# Action item:
The lines wanted are those in the data below that include "TapGeom".
┌──
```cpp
static int fused_impl(int M, int N, int K, const KfOperand *A, const KfOperand *B, const KfEpilogue *epi,
                      const WgradArgs *edge);
extern "C" int kf_gemm_fused(int M, int N, int K, const KfOperand *A, const KfOperand *B,
                             const KfEpilogue *epi) {
    return fused_impl(M, N, K, A, B, epi, nullptr);
}
extern "C" int kf_gemm_fused_edge(int M, int N, int K, const KfOperand *A, const KfOperand *B,
                                  const KfEpilogue *epi, void *edge_out, const void *x0, const void *x1,
                                  const void *W, int cols) {
    if (!edge_out || !x0 || !x1 || !W || cols <= 0 || cols % 8 || ((uintptr_t)x0 | (uintptr_t)x1 | (uintptr_t)W) & 15 ||
        A->fmt != KF_FMT_MXFP8 || M <= 0) {
        kf_report_error("kf_gemm_fused_edge: an MXFP8 product with M > 0, an edge row and 16-byte aligned fp16 "
                        "operands, cols %% 8 == 0 (cols=%d)", cols);
        return -1;
    }
    WgradArgs g{};
    g.eo = (h16 *)edge_out;
    g.ex0 = (const h16 *)x0;
    g.ex1 = (const h16 *)x1;
    g.ew = (const h16 *)W;
// ... 34 lines not shown
        return -1;
    }
    WgradArgs G{nullptr, nullptr, 0, 0, g_kil};
    if (edge) {
        G.eo = edge->eo;
        G.ex0 = edge->ex0;
        G.ex1 = edge->ex1;
        G.ew = edge->ew;
        G.ecols = edge->ecols;
    }
    const int am = op_mode(a), bm = op_mode(b);
    const bool f8 = A->fmt == KF_FMT_MXFP8;
    if (f8 != (B->fmt == KF_FMT_MXFP8)) {
        kf_report_error("kf_gemm_fused: both operands must be MXFP8, or neither");
        return -1;
    }
    if (E.row_group && (f8 || a.mk || b.mk)) {
        kf_report_error("kf_gemm_fused: grouped output rows (row_group) need an fp16 conv input gradient");
        return -1;
    }
    if (E.drop) {
        if (!E.row_seg || (E.scale != nullptr) == (E.out2 != nullptr)) {
            kf_report_error("kf_gemm_fused: drop needs row_seg and exactly one of scale (forward) and out2 (input "
                            "gradient)");
            return -1;
        }
        if (E.row_group || E.out8 || E.beta != 0.f || f8 || a.mk || b.mk || edge || am == OP_GEN || bm == OP_GEN) {
            kf_report_error("kf_gemm_fused: drop does not go with row_group, out8, beta, MXFP8, masked or conv operands");
            return -1;
        }
        if (E.ld_drop < N || E.ld_drop % 8 || ((uintptr_t)E.drop & 15) || ((uintptr_t)E.row_seg & 3)) {
            kf_report_error("kf_gemm_fused: drop needs ld_drop >= N, ld_drop %% 8 == 0 and a 16-byte aligned table "
                            "(ld_drop=%lld N=%d)", E.ld_drop, N);
            return -1;
        }
    }
    if (f8) {
        if (K % 128 || am == OP_GEN || a.edges || bm != OP_SIMPLE) {
            kf_report_error("kf_gemm_fused: MXFP8 needs K %% 128 == 0, a plain or time-spliced A and a "
                            "plain B (K=%d)", K);
            return -1;
        }
        const int K2 = K / 2;
        if (N % 160 == 0 && N <= 320 && !E.out8) {
            if (am == OP_SIMPLE)
                return launch<384, 160, 4, 2, true, true, false, 2, OP_SIMPLE, OP_SIMPLE, 1>(M, N, K2, a, b, E, G, 1);
            return launch<384, 160, 4, 2, true, true, false, 2, OP_P2, OP_SIMPLE, 1>(M, N, K2, a, b, E, G, 1);
        }
        if (N >= 256) {
            if (am == OP_SIMPLE)
                return launch<256, 256, 2, 4, true, true, false, 2, OP_SIMPLE, OP_SIMPLE, 1>(M, N, K2, a, b, E, G, 1);
            return launch<256, 256, 2, 4, true, true, false, 2, OP_P2, OP_SIMPLE, 1>(M, N, K2, a, b, E, G, 1);
        }
        if (am == OP_SIMPLE)
            return launch<128, 128, 2, 2, true, true, false, 2, OP_SIMPLE, OP_SIMPLE, 1>(M, N, K2, a, b, E, G, 1);
        return launch<128, 128, 2, 2, true, true, false, 2, OP_P2, OP_SIMPLE, 1>(M, N, K2, a, b, E, G, 1);
    }
    if (a.mk || b.mk) {
        if (!b.mk && B->kcontig && !E.out8 && ((am == OP_P2 && bm == OP_P2) || (am == OP_SIMPLE && bm == OP_SIMPLE))) {
            const int mt = N % 160 == 0 && N <= 320 ? 5 : N <= 64 ? 2 : 0;
#define KF_MASKED(AM_, BM_)                                                                                    \
    do {                                                                                                       \
        if (mt == 5) return launch<384, 160, 4, 2, true, true, false, 2, AM_ | OP_MASKED, BM_>(M, N, K, a, b, E, G, 1); \
        if (mt == 2) return launch<256, 64, 4, 1, true, true, false, 2, AM_ | OP_MASKED, BM_>(M, N, K, a, b, E, G, 1);  \
        return launch<128, 128, 2, 2, true, true, false, 2, AM_ | OP_MASKED, BM_>(M, N, K, a, b, E, G, 1);               \
    } while (0)
            if (am == OP_P2) KF_MASKED(OP_P2, OP_P2);
            KF_MASKED(OP_SIMPLE, OP_SIMPLE);
#undef KF_MASKED
        }
        kf_report_error("kf_gemm_fused: a masked operand must be A (plain or two-part time splice, with a "
                        "k-contiguous B of the same kind, no MXFP8 copy) (M=%d N=%d K=%d)", M, N, K);
        return -1;
    }
    if (!E.drop) {
        const int hr = conv_halo_try(M, N, K, a, b, bm, B->kcontig != 0, E);
        if (hr != 0) return hr < 0 ? -1 : 0;
    }
    if (a.tmul > 1 || a.t0 || b.tmul > 1 || b.t0 || E.row_group) {
        kf_report_error("kf_gemm_fused: time-strided rows (tmul / t0) and grouped output rows (row_group) need a "
                        "conv on the halo kernel (M=%d N=%d K=%d)", M, N, K);
        return -1;
    }
    int tile = 0;
    if (N % 160 == 0 && N <= 320 && !E.out8) tile = 5;
    else if (N <= 64) tile = 2;
    else if (N >= 256) tile = 6;
    if (tile == 6 && K <= 640 && N % 192 == 0 && !E.out8) tile = 7;
    if (tile == 5 && (long long)((M + 383) / 384) * ((N + 159) / 160) < 192) tile = 8;
    if (!B->kcontig) return fused_mn(tile, am, bm, M, N, K, a, b, E, G);
    if (E.drop) {
        if (am == OP_SIMPLE && bm == OP_SIMPLE) return fused_tile_drop<true, OP_SIMPLE, OP_SIMPLE>(tile, M, N, K, a, b, E, G);
        if (am == OP_P2 && bm == OP_SIMPLE) return fused_tile_drop<true, OP_P2, OP_SIMPLE>(tile, M, N, K, a, b, E, G);
        if (am == OP_P2 && bm == OP_P2) return fused_tile_drop<true, OP_P2, OP_P2>(tile, M, N, K, a, b, E, G);
        kf_report_error("kf_gemm_fused: drop with a plain A needs a plain B (M=%d N=%d K=%d)", M, N, K);
        return -1;
    }
    if (am == OP_SIMPLE && bm == OP_SIMPLE) return fused_tile<true, OP_SIMPLE, OP_SIMPLE>(tile, M, N, K, a, b, E, G);
    if (am == OP_P2 && bm == OP_SIMPLE) return fused_tile<true, OP_P2, OP_SIMPLE>(tile, M, N, K, a, b, E, G);
    if (am == OP_P2 && bm == OP_P2) return fused_tile<true, OP_P2, OP_P2>(tile, M, N, K, a, b, E, G);
    return fused_tile<true, OP_GEN, OP_GEN>(tile, M, N, K, a, b, E, G);
}
```

### kaldi-fp16_amd/csrc/gemm_host.h

```cpp
#pragma once
#include <algorithm>

#include "gemm_common.h"

double kf_gemm_alg_bytes(const OpD &a, const OpD &b, const KfEpilogue &E, long long M, long long N);

int kf_conv_wgrad_halo_try(int M, int N, int K, const OpD &a, const OpD &b, float *dW, long long ldw,
                           float *bias_grad, int accumulate);
constexpr int KF_HALO_DBG_N = 16;
int *kf_halo_dbg_begin(int kind);

void kf_wgrad_reduce(const float *slab, const float *bias_slab, int splits, int M, int N, float *dW,
                     long long ldw, float *bias_grad, int accumulate, const float *cs = nullptr);

#pragma GCC visibility push(hidden)
bool to_dev(const KfOperand &d, OpD &o, const char *name);
double op_src_bytes(const OpD &o, int f8);
double epi_bytes(const KfEpilogue &E, long long M, long long N);
unsigned long long *kf_gemm_trace_take(int *blk);
int conv_halo_try(int M, int N, int K, const OpD &a, const OpD &b, int bm, bool bkc, const KfEpilogue &E);
#pragma GCC visibility pop

static inline int op_mode(const OpD &o) {
    if (o.simple) return OP_SIMPLE;
    if (o.nparts <= 2 && o.hout == 1 && o.hmul == 0 && o.hshift == 0) return OP_P2;
    return OP_GEN;
}
static inline bool mn_gen_ok(const OpD &o, const char *name) {
    if (op_mode(o) == OP_GEN && o.edges) {
        kf_report_error("operand %s: edge rows need a time-only (<= 2 part) reduction-major operand", name);
        return false;
    }
    return true;
}

static inline KfOperand plain_operand(const void *p, long long ld, int rows, int cols, int kcontig) {
    KfOperand d;
    memset(&d, 0, sizeof(d));
    d.base = p;
    d.ld = ld;
    d.nrows = rows;
    d.ncols = cols;
    d.kcontig = kcontig;
    d.nparts = 1;
    d.part_width = cols;
    d.T = rows;
    d.hout = 1;
    d.hsrc = 1;
    d.hmul = 0;
    d.hdiv = 1;
    d.tpolicy = KF_ZERO;
    for (int i = 0; i < KF_MAX_PARTS; ++i) d.edge_t[i] = -1;
    return d;
}

struct TapGeom {
    int dtmin, dtmax;
    int pad;
    int hpe;
};
static inline TapGeom tap_geometry(const OpD &a) {
    int dtmin = 1 << 20, dtmax = -(1 << 20), dhmin = 1 << 20, dhmax = -(1 << 20);
    for (int p = 0; p < a.nparts; ++p) {
        dtmin = std::min(dtmin, a.dt[p]);
        dtmax = std::max(dtmax, a.dt[p]);
        dhmin = std::min(dhmin, a.dh[p]);
        dhmax = std::max(dhmax, a.dh[p]);
    }
    TapGeom g{dtmin, dtmax, std::max(0, -dhmin), 0};
    const int maxshp = (a.hout - 1) * a.hmul + dhmax + g.pad;
    const int HP = std::max(a.hsrc + g.pad, maxshp + 1);
    g.hpe = (HP + a.hmul - 1) / a.hmul;
    return g;
}
static inline void tap_rows(const OpD &a, const TapGeom &g, int hpe, int *ctap) {
    for (int p = 0; p < a.nparts; ++p) {
        const int x = a.dh[p] + g.pad;
        ctap[p] = (a.dt[p] - g.dtmin) * hpe * a.hmul + (x % a.hmul) * hpe + x / a.hmul;
    }
}
```

### kaldi-fp16_amd/python/kfp16/__init__.py

```python
from __future__ import annotations

import ctypes as C
import os

import numpy as np

_HERE = os.path.dirname(os.path.abspath(__file__))
LIBDIR = os.environ.get("KFP16_LIBDIR") or os.path.normpath(os.path.join(_HERE, "..", "..", "lib"))
INCDIR = os.path.normpath(os.path.join(_HERE, "..", "..", "..", "include"))


class KfError(RuntimeError):
    pass


def _load(name):
    path = os.path.join(LIBDIR, name)
    if not os.path.exists(path):
        raise ImportError(
            f"kfp16: {path} is missing — build the HIP libraries first "
            "(python -c 'import __graft_entry__ as g; g.build()'); there is no CPU fallback")
    if os.environ.get("KF_ERR_TRACE", "0") not in ("", "0"):
        return _TracedCDLL(path, mode=C.RTLD_GLOBAL)
    return C.CDLL(path, mode=C.RTLD_GLOBAL)
# ... 206 lines not shown

    def __del__(self):
        try:
            self.free()
        except Exception:
            pass


def upload_fp16(arr: np.ndarray) -> DeviceBuffer:
    a = np.ascontiguousarray(arr, dtype=np.float16)
    buf = DeviceBuffer(a.nbytes)
    check(core.bridge_transfer_fp16(buf.ptr, a.ctypes.data, a.size), "upload_fp16")
    buf.shape = a.shape
    return buf


def upload_f32(arr: np.ndarray) -> DeviceBuffer:
    a = np.ascontiguousarray(arr, dtype=np.float32)
    buf = DeviceBuffer(a.nbytes)
    check(core.bridge_transfer_float32(buf.ptr, a.ctypes.data, a.size), "upload_f32")
    buf.shape = a.shape
    return buf


def read_fp16(ptr, shape) -> np.ndarray:
    out = np.empty(shape, dtype=np.float16)
    check(core.bridge_read_fp16(out.ctypes.data, ptr, out.size), "read_fp16")
    return out
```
└──
# Expected answer:
struct TapGeom {
static inline TapGeom tap_geometry(const OpD &a) {
    TapGeom g{dtmin, dtmax, std::max(0, -dhmin), 0};
static inline void tap_rows(const OpD &a, const TapGeom &g, int hpe, int *ctap) {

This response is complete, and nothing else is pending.